Output Window: The output window displays the results of executed commands. It includes tables, graphs, summaries, and other output generated during data analysis. Users can scroll through and save these results for reporting and documentation.

Data Editor: STATA provides a data editor where users can view and edit data in a spreadsheet-like format. This is particularly useful for manually entering or modifying data. The data editor allows you to work with datasets directly and provides tools for data cleaning and transformation.

Results Viewer: The results viewer is a dedicated window for examining and managing output. It offers a structured view of the results, making it easier to navigate, save, and export tables and graphs. It provides better organization and retrieval of output than the standard output window.

Variable Manager: The variable manager is a tool for managing and editing variable properties in your dataset. Users can change variable labels, data types, formats, and more using this feature.

Review Window: The review window is useful for documenting your analysis. It allows you to record your work, including commands, comments, and explanations, making it easier to reproduce and understand your analysis at a later time. This is valuable for reproducibility and collaboration.

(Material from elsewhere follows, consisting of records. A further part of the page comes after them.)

@@ -199,11 +250,12 @@
 long det_dwf_supported(int Cin, int Cout, int dtype) {
     return dtype == 1 && (Cin == 32 || Cin == 64 || Cin == 128 || Cin == 256) && (Cout == 64 || Cout == 128 || Cout == 256) && Cin * 8 >= Cout;
 }
+long det_dwf_pool_supported(int Cin, int Cout) { return det_dwf_supported(Cin, Cout, 1) && !(Cin == 128 && Cout == 256); }
 
 int det_dwf_launch(const void* xa, const void* xb, int Ca, int Cb, const float* tra, const float* trb, const float* wdw, const void* wpk, void* z,
-                   double* gstat, int Cout, int N, int H, int W, hipStream_t st, const FwdFin& fin) {
+                   double* gstat, int Cout, int N, int H, int W, hipStream_t st, const FwdFin& fin, const float* gamma, void* pooled) {
     const int Cin = Ca + Cb;
-    OCRS_CHECK_ARG(det_dwf_supported(Cin, Cout, 1) && Ca % 8 == 0 && Cb % 8 == 0);
+    OCRS_CHECK_ARG(det_dwf_supported(Cin, Cout, 1) && Ca % 8 == 0 && Cb % 8 == 0 && (!pooled || (gamma && det_dwf_pool_supported(Cin, Cout))));
     Src2<bf16> x{(const bf16*)xa, (const bf16*)xb, Ca, Cb};
     bool done = false;
 #define DWF_CASE(CI_, CO_)                                                                                                                   \
@@ -221,7 +273,8 @@
         const long cap = (long)kNumCU * (CI_ <= 128 ? 2 : 1);                                                                 \
         if (g > cap) g = cap;                                                                                                                \
         if (g >= 8) g &= ~7L;                                                                                                                \
-        hipLaunchKernelGGL((k_dwf<CI_, CO_>), dim3((int)g), dim3(512), CC::SMEM, st, x, tra, trb, wdw, wpk, (bf16*)z, gstat, tg, fin);       \
+        hipLaunchKernelGGL((k_dwf<CI_, CO_>), dim3((int)g), dim3(512), CC::SMEM, st, x, tra, trb, wdw, wpk, (bf16*)z, gstat, tg, fin, \
+                           gamma, (bf16*)pooled);                                                                                            \
         done = true;                                                                                                                         \
     }
     DWF_CASE(32, 64) DWF_CASE(64, 64) DWF_CASE(64, 128) DWF_CASE(128, 64) DWF_CASE(128, 128) DWF_CASE(128, 256) DWF_CASE(256, 128) DWF_CASE(256, 256)
diff --git a/ocrs_models_amd/csrc/det_fwd.hip b/ocrs_models_amd/csrc/det_fwd.hip
--- a/ocrs_models_amd/csrc/det_fwd.hip
+++ b/ocrs_models_amd/csrc/det_fwd.hip
@@ -499,15 +499,16 @@
 }
 extern "C" {
 
+long det_dwf_pool_supported(int Cin, int Cout);
 long det_dwf_supported(int Cin, int Cout, int dtype);
 long det_c1v2_supported(int N, int H, int W);
 int det_c1v2_fwd_launch(const float* img, const float* wdw, const float* wpw, void* z, double* gstat, int N, int H, int W, int dtype, hipStream_t st,
                         void* uplane, double* fsum);
 int det_c1_bwd_fin_launch(const double* c1acc, const double* fsum, const float* coef, const float* wexp, double* acc64, hipStream_t st);
 int det_dwf_launch(const void* xa, const void* xb, int Ca, int Cb, const float* tra, const float* trb, const float* wdw, const void* wpk, void* z,
-                   double* gstat, int Cout, int N, int H, int W, hipStream_t st, const FwdFin& fin);
+                   double* gstat, int Cout, int N, int H, int W, hipStream_t st, const FwdFin& fin, const float* gamma, void* pooled);
 long ocrs_dwpw_fwd_pool_supported(int Cin, int Cout) {
-    if (det_dwf_supported(Cin, Cout, 1)) return 0;
+    if (det_dwf_supported(Cin, Cout, 1)) return det_dwf_pool_supported(Cin, Cout);
     return Cout <= 64 && (Cin < 32 || Cin % 32 == 0) ? 1 : 0;
 }
 
@@ -519,21 +520,23 @@
     OCRS_CHECK_ARG(Ca % 8 == 0 && Cb % 8 == 0 && Cin >= 8 && (Cin < 32 || Cin % 32 == 0) && Cout % 8 == 0 && Cout <= 256);
     OCRS_CHECK_ARG((Cb == 0) == (xb == nullptr));
     OCRS_CHECK_ARG((long)N * H * W < (1L << 31));
-    if (!pooled && det_dwf_supported(Cin, Cout, dtype))
-        return det_dwf_launch(xa, xb, Ca, Cb, tra, trb, wdw, wpk, z, gstat, Cout, N, H, W, st, FwdFin{nullptr, 0, nullptr, nullptr, 0.f, 0.f, nullptr, nullptr, nullptr, nullptr, nullptr, 0.f});
+    if (det_dwf_supported(Cin, Cout, dtype))
+        return det_dwf_launch(xa, xb, Ca, Cb, tra, trb, wdw, wpk, z, gstat, Cout, N, H, W, st,
+                              FwdFin{nullptr, 0, nullptr, nullptr, 0.f, 0.f, nullptr, nullptr, nullptr, nullptr, nullptr, 0.f}, gamma, pooled);
     return dtype == 1 ? dispatch_dwpw_fwd<bf16>(xa, xb, Ca, Cb, tra, trb, wdw, wpk, z, gstat, Cout, N, H, W, gamma, pooled, st)
                       : dispatch_dwpw_fwd<float>(xa, xb, Ca, Cb, tra, trb, wdw, wpk, z, gstat, Cout, N, H, W, gamma, pooled, st);
 }
 
 long ocrs_dwpw_fwd_fin_supported(int Cin, int Cout, int dtype) { return det_dwf_supported(Cin, Cout, dtype); }
 int ocrs_dwpw_fwd_fin(const void* xa, const void* xb, int Ca, int Cb, const float* tra, const float* trb, const float* wdw, const void* wpk, void* z,
-                      double* gstat, unsigned* counter, long count, const float* bn_w, const float* bn_b, float eps, float momentum, float* tr, float* saved,
+                      double* gstat, const float* gamma, void* pooled, unsigned* counter, long count, const float* bn_w, const float* bn_b, float eps, float momentum, float* tr, float* saved,
                       float* run_mean, float* run_var, long long* nbt, float lo, int Cout, int N, int H, int W, int dtype, hipStream_t st) {
     const int Cin = Ca + Cb;
     OCRS_CHECK_ARG(xa && tra && wdw && wpk && z && gstat && (Cb == 0 || trb) && (Cb == 0) == (xb == nullptr));
     OCRS_CHECK_ARG(counter && count > 0 && bn_w && bn_b && tr && saved && ocrs_dwpw_fwd_fin_supported(Cin, Cout, dtype) && (long)N * H * W < (1L << 31));
+    OCRS_CHECK_ARG(!pooled || gamma);
     return det_dwf_launch(xa, xb, Ca, Cb, tra, trb, wdw, wpk, z, gstat, Cout, N, H, W, st,
-                          FwdFin{counter, count, bn_w, bn_b, eps, momentum, tr, saved, run_mean, run_var, nbt, lo});
+                          FwdFin{counter, count, bn_w, bn_b, eps, momentum, tr, saved, run_mean, run_var, nbt, lo}, gamma, pooled);
 }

Data Browser: The data browser provides a quick and interactive way to inspect and explore the data. Users can filter and sort the data, view specific observations, and perform simple calculations using this tool.

Graph Editor: For data visualization, STATA offers a graph editor that allows users to customize and fine-tune graphs created using various plot and graph commands. This editor enables detailed control over the appearance and content of graphs.

DO-Files: DO-files are text files that contain a series of STATA commands. Users can create and save DO-files to automate tasks, reproduce analysis, and document the steps taken during data analysis. DO-files are useful for maintaining a record of your work.